An \(R^2\) of 0.83 indicates the accuracy is decently high, but not super accurate. The rmse of 13.5 tells us that the typical prediction is off by about 13.5 minutes, which is pretty high! So the model could be better.
Build a model to predict time using distance AND
elevation_gained. Save it as bike_mlr. Display the results using
get_regression_table()
bike_mlr <- lm(time ~ distance + elevation_gain, data = strava)
get_regression_table(bike_mlr)
## # A tibble: 3 × 7
## term estimate std_error statistic p_value lower_ci upper_ci
## <chr> <dbl> <dbl> <dbl> <dbl> <dbl> <dbl>
## 1 intercept 7.20 2.96 2.43 0.016 1.34 13.1
## 2 distance 4.86 0.233 20.9 0 4.40 5.32
## 3 elevation_gain 1.49 1.19 1.25 0.215 -0.875 3.86
How long is a trip predicted to take if the length of the trip is 18 miles and gained 200 feet in elevation? Round the model estimates to 1 decimal place
\[\widehat{\text{time}} = 7.2 + 4.9(\text{distance}) + 1.5(\text{elevation}) = 7.2 + 4.9*20 + 1.5*2 = 98.4\]
The trip is expected to take about 98.4 minutes
If the trip takes 100 minutes, what is the residual?
\[\text{residual} = e = y - \hat{y} = 100 - 98.4 = 1.6\]
Interpret the effect of elevation_gain on the time a bike trip takes, in context
For every additional 100 feet of elevation gained on the activity, it is expected to take about 1.5 minutes longer if the distance is kept the same
Create the residual plot for the multiple linear regression model.
# Calculating y_hat and the residuals
get_regression_points(model = bike_mlr) |>
# Creating the residual plot: e vs y-hat
ggplot(
mapping = aes(
x = time_hat,
y = residual
)
) +
geom_point() +
geom_hline(
yintercept = 0,
color = 'red'
)
Are the conditions for linear regression met? Briefly explain your answer
Yes, there aren’t any patterns or trends in the residual plot, indicating that there is only a linear association between time and distance
Calculate the fit statistics, \(R^2\) and rmse (or sigma)
get_regression_summaries(bike_mlr)
## # A tibble: 1 × 9
## r_squared adj_r_squared mse rmse sigma statistic p_value df nobs
## <dbl> <dbl> <dbl> <dbl> <dbl> <dbl> <dbl> <dbl> <dbl>
## 1 0.835 0.833 179. 13.4 13.5 302. 0 2 122
Does the model make accurate predictions?
An \(R^2\) of 0.835 indicates the accuracy is decently high, but not super accurate.

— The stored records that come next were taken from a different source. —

__global__ __launch_bounds__(256) void attn_combine_many_kernel(uint16_t* __restrict__ Y, const float* __restrict__ scratch, int NH, int HS, int splits)
{
    __shared__ float s_acc[4][64], s_m[4], s_l[4];
    const int h = blockIdx.x, b = blockIdx.y, lane = threadIdx.x & 63, wave = threadIdx.x >> 6;
    const int d = blockIdx.z * 64 + lane;
    const int STR = HS + 4;
    const int s0 = wave * 64, n = min(64, splits - s0);
    const float* base = scratch + (((size_t)b * NH + h) * splits + s0) * STR;
    float acc = 0.0f, M = -INFINITY, L = 0.0f;
    if (n > 0)
    {
        float vals[16];
#pragma unroll
        for (int u = 0; u < 16; ++u) vals[u] = (u < n) ? base[(size_t)u * STR + d] : 0.0f;
        const float ms = (lane < n) ? base[(size_t)lane * STR + HS] : -INFINITY;
        const float ls = (lane < n) ? base[(size_t)lane * STR + HS + 1] : 0.0f;
        M = wave_max(ms);
        const float fs = (ms == -INFINITY) ? 0.0f : __expf(ms - M);
        L = wave_sum(ls * fs);
        const int n16 = (n + 15) & ~15;
        for (int i0 = 0; i0 < n16; i0 += 16)
        {
            if (i0 > 0)
            {
#pragma unroll
                for (int u = 0; u < 16; ++u) vals[u] = (i0 + u < n) ? base[(size_t)(i0 + u) * STR + d] : 0.0f;
            }
#pragma unroll
            for (int u = 0; u < 16; ++u)
            {
                const float f = __uint_as_float(__builtin_amdgcn_readlane(__float_as_uint(fs), min(i0 + u, 63)));
                acc = fmaf(vals[u], f, acc);
            }
        }
    }
    s_acc[wave][lane] = acc;
    if (lane == 0) { s_m[wave] = M; s_l[wave] = L; }
    __syncthreads();
    if (wave == 0)
    {
        float Mt = fmaxf(fmaxf(s_m[0], s_m[1]), fmaxf(s_m[2], s_m[3]));
        float Lt = 0.0f, out = 0.0f;
#pragma unroll
        for (int w = 0; w < 4; ++w)
        {
            const float f = (s_m[w] == -INFINITY) ? 0.0f : __expf(s_m[w] - Mt);
            Lt = fmaf(s_l[w], f, Lt);
            out = fmaf(s_acc[w][lane], f, out);
        }
        Y[((size_t)b * NH + h) * HS + d] = f32_to_bf16_bits(Lt > 0.0f ? out / Lt : 0.0f);
    }
}

enum DecodeForm { DF_SCALAR, DF_MFMA, DF_GENERIC };
struct DecodePlan
{
    DecodeForm form;
    int splits, band_max;
    int gh, hgroups;
    int flat;
    bool prologue;
    size_t partial_floats;
    size_t scratch_need;
};

constexpr int kMaxSplits = 64;
constexpr int kMaxSplitsMfma = 256;
static int g_tune_positions_per_split = 64;
MILA_TUNE("attn.positions_per_split", g_tune_positions_per_split);
static int g_attn_max_wgs = 256;
MILA_TUNE("attn.max_workgroups", g_attn_max_wgs);
static int g_attn_gh512 = 2;
MILA_TUNE("attn.heads_per_group_512", g_attn_gh512);
static int g_tune_decode_mfma = 1;
MILA_TUNE("attn.mfma_decode", g_tune_decode_mfma);
static int g_tune_kvfp8_mfma = 1;
MILA_TUNE("attn.kvfp8_mfma_decode", g_tune_kvfp8_mfma);
static int g_mfma_min_band = 8192;
MILA_TUNE("attn.mfma_min_band", g_mfma_min_band);
static int g_attn_xcd_local = 0;
MILA_TUNE("attn.xcd_local", g_attn_xcd_local);

static int band_bucket(int len, int capacity)
{
    int b = 4096;
    while (b < len && b < capacity) b <<= 1;
    return min(b, capacity);
}
static int heads_per_group(int GS, int HS) { return HS >= 512 ? (GS >= g_attn_gh512 && g_attn_gh512 == 4 ? 4 : (GS >= 2 ? 2 : 1)) : (GS >= 4 ? 4 : GS); }
static int decode_splits(int B, int NKV, int hgroups, int band)
{
    const int cap = max(1, g_attn_max_wgs / (NKV * hgroups * B));
    const int pps = g_tune_positions_per_split >= 8 ? g_tune_positions_per_split : 64;
    return max(1, min(min((band + pps - 1) / pps, cap), kMaxSplits));
}
static bool mfma_decode_applies(int NH, int NKV, int HS, int band_max)
{
    return g_tune_decode_mfma && HS == 512 && NKV > 0 && (NH / NKV) % 16 == 0 && band_max >= g_mfma_min_band;
}
static int mfma_decode_splits(int B, int NH, int NKV, int band_max)
{
    const int groups = NKV * ((NH / NKV) / 16) * B;
    const int s = (band_max + 127) / 128;
    return max(1, min(min(s, max(1, kNumCU / groups)), kMaxSplitsMfma));
}
static size_t decode_scratch_bytes(int B, int NH, int HS, int splits, bool q_rows)
{
    return (size_t)B * NH * splits * (HS + 4) * sizeof(float) + (q_rows ? (size_t)B * NH * HS * 2 : 0);
}

static DecodePlan plan_decode(int B, int NH, int NKV, int HS, int capacity, int window, int len_hint, bool fused, bool hooks, bool kvfp8 = false)
{
    const bool scalar_only = kvfp8 && !g_tune_kvfp8_mfma;
    DecodePlan d{};
    const int GS = NH / NKV;
    const bool split_kernel = HS == 64 || HS == 128 || HS == 256 || HS == 512;
    d.band_max = (window > 0 && window < capacity) ? window : (len_hint > 0 ? band_bucket(len_hint, capacity) : capacity);
    d.gh = heads_per_group(GS, HS);
    d.hgroups = GS / d.gh;
    if (mfma_decode_applies(NH, NKV, HS, d.band_max) && !hooks && !scalar_only)
    {
        d.form = DF_MFMA;
        d.splits = mfma_decode_splits(B, NH, NKV, d.band_max);
        d.prologue = fused;
    }
    else
    {
        d.form = split_kernel ? DF_SCALAR : DF_GENERIC;
        d.splits = decode_splits(B, NKV, d.hgroups, d.band_max);
        d.flat = (g_attn_xcd_local && split_kernel && (NKV * d.hgroups) % 8 == 0 && !hooks) ? 1 : 0;
    }
    d.partial_floats = (size_t)B * NH * d.splits * (HS + 4);
    d.scratch_need = (d.form == DF_MFMA || (d.form == DF_SCALAR && d.splits > 1)) ? decode_scratch_bytes(B, NH, HS, d.splits, d.prologue) : 0;
    return d;
}
int launch_attn_combine_many(uint16_t* Y, const float* partials, int B, int NH, int HS, int splits, hipStream_t s)
{
    hipLaunchKernelGGL(attn_combine_many_kernel, dim3(NH, B, HS / 64), dim3(256), 0, s, Y, partials, NH, HS, splits);
    return check_hip(hipGetLastError(), "attn_combine_many");
}
static int launch_decode_mfma(const AttnParams& p, int B, hipStream_t s)
{
    constexpr int HS = 512;
    note_form("attn_decode_mfma");
    static bool attr_set = false;
    const size_t lds = mfma_decode_lds_bytes<HS>();
    if (!attr_set)
    {
        int rc = check_hip(hipFuncSetAttribute(reinterpret_cast<const void*>(attn_decode_mfma_kernel<HS>), hipFuncAttributeMaxDynamicSharedMemorySize, (int)lds), "hipFuncSetAttribute(attn_decode_mfma)");
        if (rc) return rc;
        attr_set = true;
    }
    const int n16 = (p.NH / p.NKV) / 16;
    hipLaunchKernelGGL((attn_decode_mfma_kernel<HS>), dim3(p.splits, p.NKV * n16, B), dim3(256), lds, s, p);
    int rc = check_hip(hipGetLastError(), "attn_decode_mfma");
    if (rc) return rc;
    return launch_attn_combine_many(p.Y, p.scratch, B, p.NH, HS, p.splits, s);
}

template <int HS, int GH, bool FUSED>
static int launch_decode(const AttnParams& p, int B, hipStream_t s)
{
    const int hgroups = (p.NH / p.NKV) / GH;
    note_form("attn_decode");
    const size_t lds = (size_t)kDecodeWaves * GH * (HS + 2) * sizeof(float) + (size_t)(GH + 2) * HS * 2;
    const int wa = (p.warm_a && p.warm_a_lines > 0) ? p.warm_a_blocks : 0;
    if (p.flat)
    {
        hipLaunchKernelGGL((attn_decode_kernel<HS, GH, FUSED>), dim3(p.NKV * hgroups * p.splits, 1, B), dim3(kDecodeWaves * 64), lds, s, p);
        int rc = check_hip(hipGetLastError(), "attn_decode (xcd-local)");
        if (rc || p.splits <= 1) return rc;
        hipLaunchKernelGGL(attn_combine_kernel, dim3(p.NH * (HS / 64), B, 1), dim3(64), 0, s, p.Y, p.scratch, p.NH, HS, p.splits, nullptr, 0, 0, GH);
        return check_hip(hipGetLastError(), "attn_combine (xcd-local)");
    }
    hipLaunchKernelGGL((attn_decode_kernel<HS, GH, FUSED>), dim3(p.splits + wa, p.NKV * hgroups, B), dim3(kDecodeWaves * 64), lds, s, p);
    int rc = check_hip(hipGetLastError(), "attn_decode");
    if (rc) return rc;
    if (p.splits > 1 && !p.no_combine && !p.tickets)
    {
        const int wbk = (p.warm_b && p.warm_b_lines > 0) ? p.warm_b_blocks : 0;
        hipLaunchKernelGGL(attn_combine_kernel, dim3(p.NH, B, HS / 64 + wbk), dim3(64), 0, s, p.Y, p.scratch, p.NH, HS, p.splits, p.warm_b,
                           p.warm_b_lines, p.warm_b_pair, 0);
        rc = check_hip(hipGetLastError(), "attn_combine");
    }
    return rc;
}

The rmse of 13.3 tells us that the typical prediction is off by about 13.3 minutes, which is pretty high! So the model could be better.

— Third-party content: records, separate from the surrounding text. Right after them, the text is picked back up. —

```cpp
template <int N1, int N2, int R = FFT_ROWS>
hipError_t launch_inv(const DftArgs& a, hipStream_t s) {
    dim3 grid((unsigned)((a.C + R - 1) / R), (unsigned)a.H, (unsigned)a.Bt), block(R * N2);
    constexpr bool XCD = ACE_FFT_XCD_INV != 0 || R * 4 < 128;
    hipLaunchKernelGGL((dft_inverse_fft_kernel<N1, N2, R, XCD>), grid, block, 0, s, a);
    return hipGetLastError();
}

bool lane_offsets_fit(const DftArgs& a) {
    const double plane = (double)a.H * a.Bt * 2.0 * a.C * 4.0, rows = 33.0 * (double)a.H * a.W * 4.0;
    return 42.0 * plane < 2147483647.0 && rows < 2147483647.0;
}

}

bool launch_dft_forward_fft(const DftArgs& a, hipStream_t s, hipError_t* err) {
    if (a.no_fft || (!a.xhi && (reinterpret_cast<uintptr_t>(a.x) & 15) != 0) || a.Mm > a.W / 2 + 1 || a.H > 65535 || a.Bt > 65535 || !lane_offsets_fit(a))
        return false;
    switch (a.W) {
        case 360: *err = launch_fwd<20, 18>(a, s); return true;
        case 1440: *err = launch_fwd<40, 36, ACE_FFT_QROWS>(a, s); return true;
        case 720: *err = launch_fwd<30, 24, 8>(a, s); return true;
        case 48: *err = launch_fwd<8, 6>(a, s); return true;
        case 24: *err = launch_fwd<6, 4>(a, s); return true;
        case 16: *err = launch_fwd<4, 4>(a, s); return true;
        default: return false;
    }
}

bool dft_fft_has_width(int W) { return W == 360 || W == 1440 || W == 720 || W == 48 || W == 24 || W == 16; }

bool launch_dft_inverse_fft(const DftArgs& a, hipStream_t s, hipError_t* err) {
    if (a.no_fft || (reinterpret_cast<uintptr_t>(a.y) & 15) != 0 || a.Mm > a.W / 2 + 1 || a.H > 65535 || a.Bt > 65535 || !lane_offsets_fit(a))
        return false;
    switch (a.W) {
        case 360: *err = launch_inv<20, 18, ACE_FFT_INV_ROWS>(a, s); return true;
        case 1440: *err = launch_inv<40, 36, ACE_FFT_QROWS>(a, s); return true;
        case 720: *err = launch_inv<30, 24, 8>(a, s); return true;
        case 48: *err = launch_inv<8, 6>(a, s); return true;
        case 24: *err = launch_inv<6, 4>(a, s); return true;
        case 16: *err = launch_inv<4, 4>(a, s); return true;
        default: return false;
    }
}

}
```

### ace_amd/csrc/kernels.h

```cpp
#pragma once
#include "tuning_guard.h"

#include <hip/hip_runtime.h>

#include <vector>

namespace ace {

struct Switches {
    bool no_fft = false;
    bool no_strip = false;
    bool no_fold = false;
    bool no_dhconv_strip = false;
    bool no_pk = false;
    bool no_pk_sht = false;
    bool no_enc_ws = false;
    bool no_enc_pk = false;
    bool no_cln_mfma = false;
    bool no_cln_planes = false;
    int conv_ws_roles = 7;
    bool conv_wl = true;
    bool fused_pack = true;
    bool planes_stream = true;
    bool dense_grouped_filter = false;
};
Switches read_switches();

enum Act { ACT_NONE = 0, ACT_GELU = 1, ACT_RELU = 2, ACT_SILU = 3, ACT_GELU_FAST = 4  };
enum Tri {
    TRI_NONE = 0,
    TRI_ROWS_GE_BATCH = 1,
    TRI_K_GE_BATCH = 2,
    TRI_ROWS_LE_BATCH = 3
};

struct GemmArgs {
    const float* A = nullptr; long lda = 0; long sA = 0;
    const float* B = nullptr; long ldb = 0; long sB = 0;
    const float* B2 = nullptr; long ldb2 = 0; long sB2 = 0; int K1 = -1;
    const long* brow = nullptr;
    const float* bsc = nullptr; const float* bsh = nullptr; long sbs = 0;
    float* C = nullptr; long ldc = 0; long sC = 0;
    const float* bias = nullptr; long sbias = 0;
    int a_kpad = 0;
    const float* R = nullptr; long ldr = 0; long sR = 0;
    const float* rsc = nullptr; const float* rsh = nullptr; long srs = 0;
    const float* osc = nullptr; const float* osh = nullptr;
    int M = 0, N = 0, K = 0, nbatch = 1;
    int tri = TRI_NONE; int trimul = 1;
    int act = ACT_NONE;
    float cap = __builtin_inff();
    unsigned* omax = nullptr;
};
hipError_t launch_gemm(const GemmArgs& a, hipStream_t s);

bool gemm_f16x3_eligible(const GemmArgs& g);
constexpr int AMAX_SHARDS = 64;
hipError_t launch_gemm_f16x3(const GemmArgs& g, const void* Ahi, const void* Alo, float ascale, float bscale,
                             hipStream_t s, const unsigned* bmax = nullptr, unsigned* omax = nullptr,
                             const unsigned* bmax2 = nullptr);
hipError_t launch_gemm_f16x3_planes(const GemmArgs& g, const void* Ahi, const void* Alo, float ascale, const unsigned* bmax,
                                    void* Chi, void* Clo, float cw, unsigned* cslot, hipStream_t s);
hipError_t launch_gemm_f16x3_adyn(const GemmArgs& g, const void* Bhi, const void* Blo, long ldn, long sB_halves,
                                  float bscale_static, const unsigned* amax, unsigned* omax, hipStream_t s);
hipError_t launch_pack_dhconv_f16(const float* w, void* hi, void* lo, int Cin, int Cout, int L, float scale, hipStream_t s);
hipError_t launch_csfno_weight_to_dense(const float* w, float* dense, int C, int G, int L, hipStream_t s);
hipError_t launch_pack_dhconv_f16c(const float* w, void* hi, void* lo, int Cin, int Cout, int L, float scale, hipStream_t s);
hipError_t launch_zero_u32(unsigned* p, long n, hipStream_t s);
hipError_t launch_spatial_layer_norm(const float* x, const float* gamma, const float* beta, float eps, long planes, long HW, float* y,
                                     unsigned* omax, hipStream_t s);
hipError_t launch_absmax(const float* x, long n, unsigned* omax, hipStream_t s);
hipError_t launch_split_f16(const float* src, long lds, void* hi, void* lo, long ldd, long rows, int cols, float scale,
                            hipStream_t s);

struct Gemm4Args {
    const _Float16* Ahi = nullptr; const _Float16* Alo = nullptr; long lda = 0; long sA = 0;
    const _Float16* Bhi = nullptr; const _Float16* Blo = nullptr; long ldn = 0; long sB = 0;
    int a_tiled = 0;
    int cplx = 0;
    int tile = 0;
    float ascale = 1.f, bscale = 1.f;
    const unsigned* amax = nullptr;
    const unsigned* bmax = nullptr;
    float* C = nullptr; long ldc = 0; long sC = 0;
    _Float16* Chi = nullptr; _Float16* Clo = nullptr; long ldnc = 0; long sCp = 0;
    float cw = 0.f, cb = 0.f;
    unsigned* cslot = nullptr;
    const unsigned* cinb = nullptr;
    const unsigned* rmax = nullptr;
    float4* part = nullptr;
    unsigned* omax = nullptr;
    const float* bias = nullptr; long sbias = 0;
    const float* R = nullptr; long ldr = 0; long sR = 0;
    const float* rsc = nullptr; const float* rsh = nullptr; long srs = 0;
    int M = 0, N = 0, K = 0, nbatch = 1;
    int tri = TRI_NONE; int trimul = 1;
    int act = ACT_NONE;
    int impl_k = 0, impl_cg8 = 0, impl_pitch = 0, impl_dil = 1;
    float cap = 3.0e38f;
};
hipError_t launch_gemm_f16x3_packed(const Gemm4Args& a, hipStream_t s);
int gemm4_strips(int M, int N);
hipError_t launch_split_f16_tiled(const float* src, long lds_, void* hi, void* lo, long ldd, long rows, int cols,
                                  float scale, hipStream_t s);
hipError_t launch_pack_pformat(const float* src, long ldb, long sSrc, int K, int N, int nbatch, const float* sc,
                               const float* sh, long sbs, const unsigned* slot, void* hi, void* lo, long ldn, long sPl,
                               hipStream_t s);
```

Does it appear that including elevation_gain is worth keeping in the model compared to just distance alone? Justify your answer!
bind_rows(
.id = 'model',
'slr' = get_regression_summaries(bike_slr),
'mlr' = get_regression_summaries(bike_mlr)
)
## # A tibble: 2 × 10
## model r_squared adj_r_squared mse rmse sigma statistic p_value df nobs
## <chr> <dbl> <dbl> <dbl> <dbl> <dbl> <dbl> <dbl> <dbl> <dbl>
## 1 slr 0.833 0.832 181. 13.5 13.6 600. 0 1 122
## 2 mlr 0.835 0.833 179. 13.4 13.5 302. 0 2 122
No, including elevation gained barely increases $R^2 and barely decreases rmse, indicating it isn’t worth including if distance is already included in the model.